The $I_{0}$ maps in Fig 5(d-f) exhibit a similar signature in reconstruction quality as the $T_{1}$ maps, where LLR and Model-TGV show aliasing artifacts with the most blur, further confirmed by the zoom-ins, reflecting the undersampling pattern of many high frequency data points being undersampled with low frequency data points fully sampled. The deep learning method RELAX shows its ability to denoise through artifacts removal and detail preservation. However, it still lacks sharpness resulting in smoothened edges. Quantitative DiMo produces the sharpest maps preserving detail, which again is confirmed by its error maps, showing least error.

The $T_{1}$ and $I_{0}$ maps estimated from 4$\times$ 2D Poisson disk undersampling are shown in Fig. 6. Examining Fig. 6(a) and Fig. 6(d), it is apparent that the main differences compared to the 4x 1D undersampling case are the different artifact patterns, which in turn stems from the different undersampling patterns. As seen in the zoom-in views of the $T_{1}$ (Fig. 6(b)) and $I_{0}$ (Fig. 6(e)) maps, compared to Fig. 5, LLR provides sharper maps details but still retain artifacts and noise, whereas Model-TGV preserves detail but exhibits blurred edges due to its general averaging of noise. RELAX captures sharp structures but is not able to attain details in some fine regions. Quantitative DiMo produces artifact free $T_{1}$ and $I_{0}$ maps with superior performance compared to other methods. This is again confirmed by the error maps (Fig. 6(c) and Fig. 6(f)), with Quantitative DiMo showing the least error. This is likely achieved through integrating the unrolling gradient descent algorithm and diffusion denoising network, prioritizing noise suppression without compromising the fidelity and clarity of the underlying tissue structure.

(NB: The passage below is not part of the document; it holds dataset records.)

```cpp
__global__ __launch_bounds__(256) void cov_finish_kernel(const float* partial, const float* scale, float* cov, int C, int nsplit, int BT,
                                                         float inv0, float inv1, float eps, int skip, float* cov0 = nullptr) {
  __shared__ float tt[64][65];
  const int mat = blockIdx.z;
  if (skip_style_mat(mat, skip)) return;
  const size_t cc = (size_t)C * C;
  const int r0 = blockIdx.y * 64, c0 = blockIdx.x * 64, tid = threadIdx.x, ty = tid >> 4, tx = tid & 15;
  const bool mirror = r0 / BT > c0 / BT;
  const float* pb = partial + (size_t)mat * nsplit * cc;
  const float sc = scale[mat];
  const float f = ((mat & 1) == 0 ? inv0 : inv1) / (sc * sc);
  f32x4 acc[4];
#pragma unroll
  for (int i = 0; i < 4; ++i) {
    const int r = (mirror ? c0 : r0) + ty * 4 + i, c = (mirror ? r0 : c0) + tx * 4;
    f32x4 sum = {0.f, 0.f, 0.f, 0.f};
    if (r < C && c < C)
      for (int k = 0; k < nsplit; ++k) sum += *reinterpret_cast<const f32x4*>(pb + (size_t)k * cc + (size_t)r * C + c);
    acc[i] = sum;
  }
  if (mirror) {
#pragma unroll
    for (int i = 0; i < 4; ++i)
#pragma unroll
      for (int j = 0; j < 4; ++j) tt[ty * 4 + i][tx * 4 + j] = acc[i][j];
    __syncthreads();
#pragma unroll
    for (int i = 0; i < 4; ++i)
#pragma unroll
      for (int j = 0; j < 4; ++j) acc[i][j] = tt[tx * 4 + j][ty * 4 + i];
  }
#pragma unroll
  for (int i = 0; i < 4; ++i) {
    const int r = r0 + ty * 4 + i, c = c0 + tx * 4;
    if (r >= C || c >= C) continue;
    f32x4 v = acc[i] * f;
#pragma unroll
    for (int j = 0; j < 4; ++j) if (r == c + j) v[j] += eps;
    *reinterpret_cast<f32x4*>(cov + (size_t)mat * cc + (size_t)r * C + c) = v;
    if (cov0) *reinterpret_cast<f32x4*>(cov0 + (size_t)mat * cc + (size_t)r * C + c) = v;
  }
}

struct CovImageArgs {
  WctImageSrc src;
  const float* mean;
  const float* scale;
  float* partial;
  int ksplit, nsplit;
  WctSkip skip;
};

__global__ __launch_bounds__(256, 2) void cov_image_kernel(CovImageArgs p) {
  constexpr int C = 64;
  __shared__ __attribute__((aligned(16))) unsigned char lds[4][2][C * 64];
  const int tid = threadIdx.x, lane = tid & 63, wave = tid >> 6;
  const int wm = wave >> 1, wn = wave & 1;
  const int mat = blockIdx.z, split = blockIdx.y;
  if (skip_style_mat(mat, p.skip)) return;
  const int side = mat & 1, pair = mat >> 1;
  const int H = side ? p.src.side[1].H : p.src.side[0].H, W = side ? p.src.side[1].W : p.src.side[0].W;
  const int clamp01 = side ? p.src.side[1].clamp01 : p.src.side[0].clamp01;
  const int N = H * W;
  const float* x = (side ? p.src.side[1].img : p.src.side[0].img) + (size_t)pair * N * 3;
  const int kbeg = split * p.ksplit;
  const int kend = min(N, kbeg + p.ksplit);
  const float sc = p.scale[mat];
  const int kgrp = lane >> 5, ch = lane & 31;

  half8 wh[2][2], wl[2][2];
  conv1_weights(p.src.wfrag, lane, wh, wl);
  float bias[2], mean[2];
#pragma unroll
  for (int nt = 0; nt < 2; ++nt) { bias[nt] = p.src.bias[nt * 32 + ch]; mean[nt] = p.mean[mat * C + nt * 32 + ch]; }

  f32x16 acc;
#pragma unroll
  for (int r = 0; r < 16; ++r) acc[r] = 0.f;

  float pre[2][8];
  int py, px;
  {
    const int n = kbeg + wave * 32 + (lane & 31);
    py = n / W; px = n - py * W;
  }
  auto fetch = [&]() {
    conv1_patch_load(x, min(py, H - 1), px, H, W, kgrp, pre);
    px += 128;
    while (px >= W) { px -= W; ++py; }
  };
  auto mma_stage = [&](const unsigned char* hi, const unsigned char* lo) {
#pragma unroll
    for (int ks = 0; ks < 2; ++ks) {
      const int chunk = ks * 2 + (lane >> 5);
      const int ra = wm * 32 + (lane & 31), rb = wn * 32 + (lane & 31);
      const int offa = (ra * 4 + (chunk ^ ((ra >> 2) & 3))) * 16, offb = (rb * 4 + (chunk ^ ((rb >> 2) & 3))) * 16;
      const half8 ah = *reinterpret_cast<const half8*>(hi + offa), al = *reinterpret_cast<const half8*>(lo + offa);
      const half8 bh = *reinterpret_cast<const half8*>(hi + offb), bl = *reinterpret_cast<const half8*>(lo + offb);
      acc = __builtin_amdgcn_mfma_f32_32x32x16_f16(al, bh, acc, 0, 0, 0);
      acc = __builtin_amdgcn_mfma_f32_32x32x16_f16(ah, bl, acc, 0, 0, 0);
      acc = __builtin_amdgcn_mfma_f32_32x32x16_f16(ah, bh, acc, 0, 0, 0);
    }
  };

  auto park = [&](const f32x16 (&f)[2], int ks0, auto tail) {
#pragma unroll
    for (int nt = 0; nt < 2; ++nt) {
      const int c = nt * 32 + ch;
#pragma unroll
      for (int rq = 0; rq < 4; ++rq) {
        half4 h, l;
#pragma unroll
        for (int j = 0; j < 4; ++j) {
          const float s_in = (!decltype(tail)::value || ks0 + rq * 8 + kgrp * 4 + j < kend) ? sc : 0.f;
          const float v = (conv1_act(f[nt][rq * 4 + j], bias[nt]) - mean[nt]) * s_in;
          h[j] = (half_t)v;
          l[j] = (half_t)(v - (float)h[j]);
        }
        const int off = (c * 4 + (rq ^ ((c >> 2) & 3))) * 16 + kgrp * 8;
        *reinterpret_cast<half4*>(lds[wave][0] + off) = h;
        *reinterpret_cast<half4*>(lds[wave][1] + off) = l;
      }
    }
  };

  if (kbeg + wave * 32 < kend) fetch();
  for (int k0 = kbeg; k0 < kend; k0 += 128) {
    const int ks0 = k0 + wave * 32;
    if (ks0 < kend) {
      float cur[2][8];
      conv1_patch_values(pre, kgrp, clamp01, cur);
      if (ks0 + 128 < kend) fetch();
      f32x16 f[2];
      conv1_tile<true>(wh, wl, [=](int ks, int j) { return cur[ks][j]; }, f);
      if (ks0 + 32 <= kend) park(f, ks0, std::false_type());
      else park(f, ks0, std::true_type());
    }
    __syncthreads();
#pragma unroll
    for (int st = 0; st < 4; ++st)
      if (k0 + st * 32 < kend) mma_stage(lds[st][0], lds[st][1]);
    __syncthreads();
  }

  float* out = p.partial + ((size_t)mat * p.nsplit + split) * C * C;
  const int gn = wn * 32 + (lane & 31);
#pragma unroll
  for (int r = 0; r < 16; ++r) {
    const int gm = wm * 32 + (r & 3) + 8 * (r >> 2) + 4 * (lane >> 5);
// ... 98 lines not shown
```

Baseline: 676.2.

## Compute only upper-triangle tiles for symmetric GEMM outputs and mirror via transpose

Result: no change. 679.2 (median of 6 runs) (+0.4%).

```diff
diff --git a/wct_tf_amd/csrc/common.h b/wct_tf_amd/csrc/common.h
--- a/wct_tf_amd/csrc/common.h
+++ b/wct_tf_amd/csrc/common.h
@@ -140,6 +140,7 @@
   WctSkip skip;
   int blend; float alpha; unsigned* mabs;
   const float* mask_diag; size_t s_mask; int* mask_out; const int* mask_in;
+  int sym_out;
 };
 
 int launch_gemm(GemmArgs g, int nsplit, int nbatch, hipStream_t s);
diff --git a/wct_tf_amd/csrc/spectral.hip b/wct_tf_amd/csrc/spectral.hip
--- a/wct_tf_amd/csrc/spectral.hip
+++ b/wct_tf_amd/csrc/spectral.hip
@@ -196,6 +196,7 @@
   if (second) {
     GemmArgs a = level_product(C, skip);
     a.A = sa.Pm; a.A_odd = sa.N + cc; a.sA_odd = 2 * cc; a.a_kmajor = 0; a.B = sa.N; a.b_kmajor = 1; a.out32 = X2;
+    a.sym_out = 1;
     if ((rc = launch_gemm(a, 1, 2 * P, s))) return rc;
     GemmArgs b = level_product(C, WCT_SKIP_NONE);
     b.A = sa.R; b.a_kmajor = 0; b.B = sa.N; b.b_kmajor = 1; b.sB = 2 * cc; b.out32 = X1;
@@ -208,6 +209,7 @@
   if ((rc = launch_gemm(g, 1, 2 * P, s))) return rc;
   GemmArgs h = level_product(C, skip);
   h.A = w.X; h.a_kmajor = 0; h.B = w.V; h.b_kmajor = 0; h.out32 = w.Tw;
+  h.sym_out = 1;
   return launch_gemm(h, 1, 2 * P, s);
 }
 
diff --git a/wct_tf_amd/csrc/stats_gemm.hip b/wct_tf_amd/csrc/stats_gemm.hip
--- a/wct_tf_amd/csrc/stats_gemm.hip
+++ b/wct_tf_amd/csrc/stats_gemm.hip
@@ -1,5 +1,6 @@
 #include "wct_stages.h"
 #include "conv_first_tile.h"
+#include "sym_tiles.h"
 #include <type_traits>
 
 
@@ -181,15 +182,28 @@
   return dmin < 3.0e38f && dmin < REFRESH_RATIO * dmax;
 }
 
-template <int BM, int BN>
-__global__ __launch_bounds__(256, 4) void gemm_f32_kernel(GemmArgs p) {
+template <int BM, int BN, bool SYM>
+__device__ __forceinline__ void gemm_f32_tile(GemmArgs p) {
   constexpr int TM = BM / 64, TN = BN / 64;
   constexpr int PA = BM + 4, PB = BN + 4;
-  __shared__ __attribute__((aligned(16))) float As[GK * PA];
-  __shared__ __attribute__((aligned(16))) float Bs[GK * PB];
+  __shared__ __attribute__((aligned(16))) float As[SYM ? 1 : GK * PA];
+  __shared__ __attribute__((aligned(16))) float Bs[SYM ? 1 : GK * PB];
+  constexpr int NSTAGE = GK * (PA + PB), NTURN = 4 * 32 * 33;
+  __shared__ __attribute__((aligned(16))) float Sym[SYM ? (NSTAGE > NTURN ? NSTAGE : NTURN) : 1];
+  float* const as = SYM ? Sym : As;
+  float* const bs = SYM ? Sym + GK * PA : Bs;
   const int tid = threadIdx.x, lane = tid & 63, wave = tid >> 6;
   const int wm = wave >> 1, wn = wave & 1;
-  const int m0 = blockIdx.y * BM, n0 = blockIdx.x * BN;
+  int m0 = blockIdx.y * BM, n0 = blockIdx.x * BN;
+  bool own = true, turn = false, any_turn = false;
+  if constexpr (SYM) {
+    int ti, tj;
+    sym_tile(blockIdx.x, (p.M + BM - 1) / BM, &ti, &tj);
+    m0 = ti * BM; n0 = tj * BN;
+    own = ti != tj || BM == 64 || wm <= wn;
+    turn = ti != tj || (BM == 128 && wm < wn);
+    any_turn = ti != tj || BM == 128;
+  }
   const int batch = blockIdx.z / p.nsplit, split = blockIdx.z % p.nsplit;
   if (p.skip != WCT_SKIP_NONE && skip_style_mat(batch, p.skip)) return;
   if (p.mask_in && !p.mask_in[batch]) return;
@@ -224,8 +238,8 @@
     sb.load(p.B, p.ldb, p.b_kmajor, kbeg, kend, n0, p.N, p.b_sub_n, nullptr, nullptr, tid);
   }
   for (int k0 = kbeg; k0 < kend; k0 += GK) {
-    sa.store(As, p.a_kmajor, tid);
-    sb.store(Bs, p.b_kmajor, tid);
+    sa.store(as, p.a_kmajor, tid);
+    sb.store(bs, p.b_kmajor, tid);
     __syncthreads();
     if (k0 + GK < kend) {
       sa.load(p.A, p.lda, p.a_kmajor, k0 + GK, kend, m0, p.M, p.a_sub_m, p.a_sub_k, p.a_scale_k, tid);
@@ -236,9 +250,9 @@
       float a[TM], b[TN];
       const int kr = kk + (lane >> 5);
 #pragma unroll
-      for (int i = 0; i < TM; ++i) a[i] = As[kr * PA + (wm * TM + i) * 32 + (lane & 31)];
-#pragma unroll
-      for (int j = 0; j < TN; ++j) b[j] = Bs[kr * PB + (wn * TN + j) * 32 + (lane & 31)];
+      for (int i = 0; i < TM; ++i) a[i] = as[kr * PA + (wm * TM + i) * 32 + (lane & 31)];
+#pragma unroll
+      for (int j = 0; j < TN; ++j) b[j] = bs[kr * PB + (wn * TN + j) * 32 + (lane & 31)];
 #pragma unroll
       for (int i = 0; i < TM; ++i)
 #pragma unroll
@@ -268,7 +282,7 @@
 #pragma unroll
       for (int r = 0; r < 16; ++r) {
         const int gm = m0 + (wm * TM + i) * 32 + (r & 3) + 8 * (r >> 2) + 4 * (lane >> 5);
-        if (gm < p.M && gn < p.N) {
+        if (gm < p.M && gn < p.N && (!SYM || own)) {
           float v = acc[i][j][r] + bias;
           if (p.blend) {
             v = p.alpha * acc[i][j][r];
@@ -284,13 +298,57 @@
     for (int o = 32; o > 0; o >>= 1) av = fmaxf(av, __shfl_xor(av, o, 64));
     if (lane == 0 && av < 1e30f) atomicMax(p.mabs + batch, __float_as_uint(av));
   }
+  if constexpr (SYM) {
+    if (!any_turn) return;
+    float* const ts = Sym + wave * (32 * 33);
+#pragma unroll
+    for (int i = 0; i < TM; ++i)
+#pragma unroll
+      for (int j = 0; j < TN; ++j) {
+        __syncthreads();
+        if (turn) {
+#pragma unroll
+          for (int r = 0; r < 16; ++r) ts[((r & 3) + 8 * (r >> 2) + 4 * (lane >> 5)) * 33 + (lane & 31)] = acc[i][j][r] + biasv[j];
+        }
+        __syncthreads();
+        if (!turn) continue;
+        const int gr0 = n0 + (wn * TN + j) * 32, gc0 = m0 + (wm * TM + i) * 32;
+#pragma unroll
+        for (int it = 0; it < 4; ++it) {
+          const int item = lane + it * 64, c = item >> 3, r4 = (item & 7) * 4;
+          if (gr0 + c < p.N && gc0 + r4 < p.M) {
+            const f32x4 t = {ts[r4 * 33 + c], ts[(r4 + 1) * 33 + c], ts[(r4 + 2) * 33 + c], ts[(r4 + 3) * 33 + c]};
+            *reinterpret_cast<f32x4*>(o32 + (size_t)(gr0 + c) * p.ldo + gc0 + r4) = t;
+          }
+        }
+      }
+  }
+}
+
+template <int BM, int BN>
+__global__ __launch_bounds__(256, 4) void gemm_f32_kernel(GemmArgs p) {
+  gemm_f32_tile<BM, BN, false>(p);
+}
+
+template <int BT>
+__global__ __launch_bounds__(256, 4) void gemm_f32_sym_kernel(GemmArgs p) {
+  gemm_f32_tile<BT, BT, true>(p);
 }
 
 int launch_gemm(GemmArgs g, int nsplit, int nbatch, hipStream_t s) {
   g.nsplit = nsplit;
   const int gz = nsplit * nbatch;
   const bool small_grid = (long)cdiv(g.M, 128) * cdiv(g.N, 128) * gz < 256;
-  if (g.M >= 128 && g.N >= 128 && !small_grid) {
+  if (g.sym_out) {
+    ARG_CHECK(g.M == g.N && g.M % 4 == 0 && g.ldo % 4 == 0 && g.out32 && !g.out16 && !g.bias_n && !g.blend && !g.mask_out);
+    if (g.M >= 128 && !small_grid) {
+      dim3 grid(sym_tile_count(cdiv(g.M, 128)), 1, gz);
+      hipLaunchKernelGGL((gemm_f32_sym_kernel<128>), grid, dim3(256), 0, s, g);
+    } else {
+      dim3 grid(sym_tile_count(cdiv(g.M, 64)), 1, gz);
+      hipLaunchKernelGGL((gemm_f32_sym_kernel<64>), grid, dim3(256), 0, s, g);
+    }
+  } else if (g.M >= 128 && g.N >= 128 && !small_grid) {
     dim3 grid(cdiv(g.N, 128), cdiv(g.M, 128), gz);
     hipLaunchKernelGGL((gemm_f32_kernel<128, 128>), grid, dim3(256), 0, s, g);
   } else if (g.M >= 128 && !small_grid) {
diff --git a/wct_tf_amd/csrc/sym_tiles.h b/wct_tf_amd/csrc/sym_tiles.h
--- /dev/null
+++ b/wct_tf_amd/csrc/sym_tiles.h
@@ -0,0 +1,16 @@
+#pragma once
+
+#if defined(__HIPCC__)
+#define WCT_SYM_HD __device__ __host__ __forceinline__
+#else
+#define WCT_SYM_HD inline
+#endif
+
+WCT_SYM_HD int sym_tile_count(int nt) { return nt * (nt + 1) / 2; }
+
+WCT_SYM_HD void sym_tile(int b, int nt, int* ti, int* tj) {
+  int i = 0;
+  while (b >= nt - i) { b -= nt - i; ++i; }
+  *ti = i;
+  *tj = i + b;
+}
```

An ablation study investigating model uncertainty was conducted by sampling the well-trained Static DiMo on PD data 100 times. From these 100 samples, we derived mean images, error maps, and variance maps. We then compared three distinct acceleration factors (4$\times$, 5$\times$, 6$\times$) using 1D Cartesian masks, shown in Fig.7. When compared with fully sampled images, the error and variance maps predominantly capture the edge and boundary details. Notably, higher acceleration factors increases the uncertainty with amplified errors, especially around the tissue interfaces. Incrementally increasing our sampling data counts, starting from 10, increasing to 50, and finally reaching 100, we witnessed a progression in the variance maps. Namely, they began displaying smoother transitions, with the high uncertainty edge regions gradually diminishing. This suggests that augmenting the number of sampling instances can be instrumental in attenuating noise within the mean images.